Reproduce the data below in full. Nothing should differ from the original.

Items from a dataset:
————————

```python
def _protos():
    P = ctypes.POINTER
    return {
        "scl_version": ([], _i32),
        "scl_last_error": ([], ctypes.c_char_p),
        "scl_build_flags": ([], _i32),
        "scl_prof_enable": ([_i32, _i32], _i32),
        "scl_prof_reserve": ([_i32, _i32], _i32),
        "scl_prof_read": ([_i32, P(_i64), P(_f64), P(_f64)], _i32),
        "scl_prof_read_launches": ([_i32, _i32, P(ctypes.c_float), P(_i32), P(_i64)], _i32),
        "scl_gemm_bf16": ([P(SclGemmDesc), _vp], _i32),
        "scl_gemm_bf16_group_ok": ([P(SclGemmDesc), _i32], _i32),
        "scl_gemm_bf16_group": ([P(SclGemmDesc), _i32, _vp], _i32),
        "scl_gemm_bf16_group_tiles": ([P(SclGemmDesc)], _i32),
        "scl_gemm_bf16_group_part": ([P(SclGemmDesc), P(_i32), P(_i32), _i32, _vp], _i32),
        "scl_reduce_slabs_f32": ([_vp, _vp, _i64, _i32, _i64, _vp], _i32),
        "scl_posconv_supported": ([_i32, _i32, _i32, _i32], _i32),
        "scl_posconv_wgrad_supported": ([_i32, _i32, _i32, _i32], _i32),
        "scl_posconv_wgrad": ([_vp, _i32, _vp, _vp, _i32, _i32, _i32, _i32, _i32, _vp], _i32),
        "scl_posconv_mfma": ([_vp, _vp, _vp, _vp, _vp, _vp, _i32, _i32, _i32, _i32, _i32, _i32, _vp], _i32),
        "scl_debug_gemm_stamps": ([_vp, _i32], _i32),
        "scl_debug_gemm_persistent_launches": ([], ctypes.c_longlong),
        "scl_gemm_uses_wide_tiles": ([P(SclGemmDesc)], _i32),
        "scl_gemm_colsum_rows": ([P(SclGemmDesc)], _i32),
        "scl_bn_nslabs": ([_i32], _i32),
        "scl_bn_fwd": ([_vp, _i32, _i32, _vp, _vp, _vp, _vp, _vp, _i32, _f32, _f32, _i32, _vp, _vp, _vp, _vp, _vp, _i32, _i32, _i32, _i64, _i64,
                        _i64, _i64, _vp], _i32),
        "scl_bn_bwd": ([_vp, _vp, _vp, _vp, _vp, _vp, _i32, _i32, _i32, _i32, _vp, _vp, _vp, _vp, _vp, _i32, _vp], _i32),
        "scl_bn_eval_masked": ([_vp, _i32, _i32, _i32, _i32, _vp, _vp, _vp, _vp, _f32, _i32, _vp, _vp, _vp, _vp, _vp], _i32),
        "scl_bn_eval_cols": ([_vp, _i32, _i32, _i32, _i32, _vp, _vp, _vp, _vp, _f32, _i32, _vp, _vp, _vp, _vp, _vp], _i32),
        "scl_zero_cols": ([_vp, _i32, _i32, _i32, _i32, _vp, _vp], _i32),
        "scl_pad_nhwc_f32": ([_vp, _i64, _i32, _vp, _i32, _i32, _i32, _i64, _i64, _i64, _i64, _vp], _i32),
        "scl_conv_pack_weights": ([_vp, _vp, _vp, _i32, _i32, _i32, _i32, _i32, _i32, _vp], _i32),
        "scl_conv_wgrad_finish": ([_vp, _vp, _i32, _i32, _i32, _i32, _i32, _i32, _i32, _vp], _i32),
        "scl_maxpool3_fwd": ([_vp, _i64, _i64, _i64, _i32, _i32, _i32, _vp, _vp, _vp], _i32),
        "scl_maxpool3_bwd": ([_vp, _vp, _i32, _i32, _i32, _vp, _i64, _i64, _i64, _vp], _i32),
        "scl_avgpool_fwd": ([_vp, _i32, _i32, _i32, _vp, _vp], _i32),
        "scl_avgpool_bwd": ([_vp, _i32, _i32, _i32, _vp, _vp], _i32),
        "scl_avgpool_fwd_masked": ([_vp, _vp, _i32, _i32, _i32, _i32, _vp, _vp], _i32),
        "scl_bn_masked_nslabs": ([_i32, _i32, _i32], _i32),
        "scl_bn_fwd_masked": ([_vp, _i32, _i32, _i32, _i32, _vp, _vp, _vp, _vp, _vp, _f32, _f32, _i32, _vp, _vp, _vp, _vp, _vp, _vp, _vp], _i32),
        "scl_bn_bwd_masked": ([_vp, _vp, _vp, _vp, _vp, _vp, _i32, _i32, _i32, _i32, _i32, _vp, _vp, _vp, _vp, _vp, _vp, _vp, _i32, _vp], _i32),
        "scl_bn_fwd_cols": ([_vp, _i32, _i32, _i32, _i32, _vp, _vp, _vp, _vp, _vp, _f32, _f32, _i32, _vp, _vp, _vp, _vp, _vp, _vp, _vp], _i32),
        "scl_bn_bwd_cols": ([_vp, _vp, _vp, _vp, _vp, _vp, _i32, _i32, _i32, _i32, _i32, _vp, _vp, _vp, _vp, _vp, _vp, _vp, _i32, _vp], _i32),
        "scl_avgpool_bwd_masked": ([_vp, _vp, _vp, _i32, _i32, _i32, _i32, _vp, _vp], _i32),
        "scl_layernorm_fwd": ([_vp, _i32, _vp, _vp, _vp, _vp, _vp, _vp, _i32, _i32, _i64, _i64, _f32, _i32, _vp], _i32),
        "scl_layernorm_bwd_nparts": ([_i32], _i32),
        "scl_layernorm_bwd": ([_vp, _i32, _vp, _i32, _vp, _vp, _vp, _vp, _vp, _vp, _vp, _vp, _i32, _i32, _i64, _i64,
                               _i64, _i32, _i32, _i32, _i64, _i64, _u32, _f32, _u32, _f32, _vp], _i32),
        "scl_colreduce_f32": ([_vp, _vp, _i32, _i32, _i64, _i32, _vp], _i32),
        "scl_colsum_nparts": ([_i32], _i32),
        "scl_colsum_reduce_nparts": ([_i32, _i32], _i32),
        "scl_colsum": ([_vp, _i32, _vp, _i32, _i32, _i64, _vp], _i32),
        "scl_colreduce_multi": ([P(SclReduceJob), _i32, _vp], _i32),
        "scl_reduce_slabs_multi": ([P(SclSlabJob), _i32, _vp], _i32),
# ... 223 lines not shown
```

————————

RESULT FOR THIS EXERCISE -
```python
def _protos():
    P = ctypes.POINTER
    return {
        "scl_version": ([], _i32),
        "scl_last_error": ([], ctypes.c_char_p),
        "scl_build_flags": ([], _i32),
        "scl_prof_enable": ([_i32, _i32], _i32),
        "scl_prof_reserve": ([_i32, _i32], _i32),
        "scl_prof_read": ([_i32, P(_i64), P(_f64), P(_f64)], _i32),
        "scl_prof_read_launches": ([_i32, _i32, P(ctypes.c_float), P(_i32), P(_i64)], _i32),
        "scl_gemm_bf16": ([P(SclGemmDesc), _vp], _i32),
        "scl_gemm_bf16_group_ok": ([P(SclGemmDesc), _i32], _i32),
        "scl_gemm_bf16_group": ([P(SclGemmDesc), _i32, _vp], _i32),
        "scl_gemm_bf16_group_tiles": ([P(SclGemmDesc)], _i32),
        "scl_gemm_bf16_group_part": ([P(SclGemmDesc), P(_i32), P(_i32), _i32, _vp], _i32),
        "scl_reduce_slabs_f32": ([_vp, _vp, _i64, _i32, _i64, _vp], _i32),
        "scl_posconv_supported": ([_i32, _i32, _i32, _i32], _i32),
        "scl_posconv_wgrad_supported": ([_i32, _i32, _i32, _i32], _i32),
        "scl_posconv_wgrad": ([_vp, _i32, _vp, _vp, _i32, _i32, _i32, _i32, _i32, _vp], _i32),
        "scl_posconv_mfma": ([_vp, _vp, _vp, _vp, _vp, _vp, _i32, _i32, _i32, _i32, _i32, _i32, _vp], _i32),
        "scl_debug_gemm_stamps": ([_vp, _i32], _i32),
        "scl_debug_gemm_persistent_launches": ([], ctypes.c_longlong),
        "scl_gemm_uses_wide_tiles": ([P(SclGemmDesc)], _i32),
        "scl_gemm_colsum_rows": ([P(SclGemmDesc)], _i32),
        "scl_bn_nslabs": ([_i32], _i32),
        "scl_bn_fwd": ([_vp, _i32, _i32, _vp, _vp, _vp, _vp, _vp, _i32, _f32, _f32, _i32, _vp, _vp, _vp, _vp, _vp, _i32, _i32, _i32, _i64, _i64,
                        _i64, _i64, _vp], _i32),
        "scl_bn_bwd": ([_vp, _vp, _vp, _vp, _vp, _vp, _i32, _i32, _i32, _i32, _vp, _vp, _vp, _vp, _vp, _i32, _vp], _i32),
        "scl_bn_eval_masked": ([_vp, _i32, _i32, _i32, _i32, _vp, _vp, _vp, _vp, _f32, _i32, _vp, _vp, _vp, _vp, _vp], _i32),
        "scl_bn_eval_cols": ([_vp, _i32, _i32, _i32, _i32, _vp, _vp, _vp, _vp, _f32, _i32, _vp, _vp, _vp, _vp, _vp], _i32),
        "scl_zero_cols": ([_vp, _i32, _i32, _i32, _i32, _vp, _vp], _i32),
        "scl_pad_nhwc_f32": ([_vp, _i64, _i32, _vp, _i32, _i32, _i32, _i64, _i64, _i64, _i64, _vp], _i32),
        "scl_conv_pack_weights": ([_vp, _vp, _vp, _i32, _i32, _i32, _i32, _i32, _i32, _vp], _i32),
        "scl_conv_wgrad_finish": ([_vp, _vp, _i32, _i32, _i32, _i32, _i32, _i32, _i32, _vp], _i32),
        "scl_maxpool3_fwd": ([_vp, _i64, _i64, _i64, _i32, _i32, _i32, _vp, _vp, _vp], _i32),
        "scl_maxpool3_bwd": ([_vp, _vp, _i32, _i32, _i32, _vp, _i64, _i64, _i64, _vp], _i32),
        "scl_avgpool_fwd": ([_vp, _i32, _i32, _i32, _vp, _vp], _i32),
        "scl_avgpool_bwd": ([_vp, _i32, _i32, _i32, _vp, _vp], _i32),
        "scl_avgpool_fwd_masked": ([_vp, _vp, _i32, _i32, _i32, _i32, _vp, _vp], _i32),
        "scl_bn_masked_nslabs": ([_i32, _i32, _i32], _i32),
        "scl_bn_fwd_masked": ([_vp, _i32, _i32, _i32, _i32, _vp, _vp, _vp, _vp, _vp, _f32, _f32, _i32, _vp, _vp, _vp, _vp, _vp, _vp, _vp], _i32),
        "scl_bn_bwd_masked": ([_vp, _vp, _vp, _vp, _vp, _vp, _i32, _i32, _i32, _i32, _i32, _vp, _vp, _vp, _vp, _vp, _vp, _vp, _i32, _vp], _i32),
        "scl_bn_fwd_cols": ([_vp, _i32, _i32, _i32, _i32, _vp, _vp, _vp, _vp, _vp, _f32, _f32, _i32, _vp, _vp, _vp, _vp, _vp, _vp, _vp], _i32),
        "scl_bn_bwd_cols": ([_vp, _vp, _vp, _vp, _vp, _vp, _i32, _i32, _i32, _i32, _i32, _vp, _vp, _vp, _vp, _vp, _vp, _vp, _i32, _vp], _i32),
        "scl_avgpool_bwd_masked": ([_vp, _vp, _vp, _i32, _i32, _i32, _i32, _vp, _vp], _i32),
        "scl_layernorm_fwd": ([_vp, _i32, _vp, _vp, _vp, _vp, _vp, _vp, _i32, _i32, _i64, _i64, _f32, _i32, _vp], _i32),
        "scl_layernorm_bwd_nparts": ([_i32], _i32),
        "scl_layernorm_bwd": ([_vp, _i32, _vp, _i32, _vp, _vp, _vp, _vp, _vp, _vp, _vp, _vp, _i32, _i32, _i64, _i64,
                               _i64, _i32, _i32, _i32, _i64, _i64, _u32, _f32, _u32, _f32, _vp], _i32),
        "scl_colreduce_f32": ([_vp, _vp, _i32, _i32, _i64, _i32, _vp], _i32),
        "scl_colsum_nparts": ([_i32], _i32),
        "scl_colsum_reduce_nparts": ([_i32, _i32], _i32),
        "scl_colsum": ([_vp, _i32, _vp, _i32, _i32, _i64, _vp], _i32),
        "scl_colreduce_multi": ([P(SclReduceJob), _i32, _vp], _i32),
        "scl_reduce_slabs_multi": ([P(SclSlabJob), _i32, _vp], _i32),
# ... 223 lines not shown
```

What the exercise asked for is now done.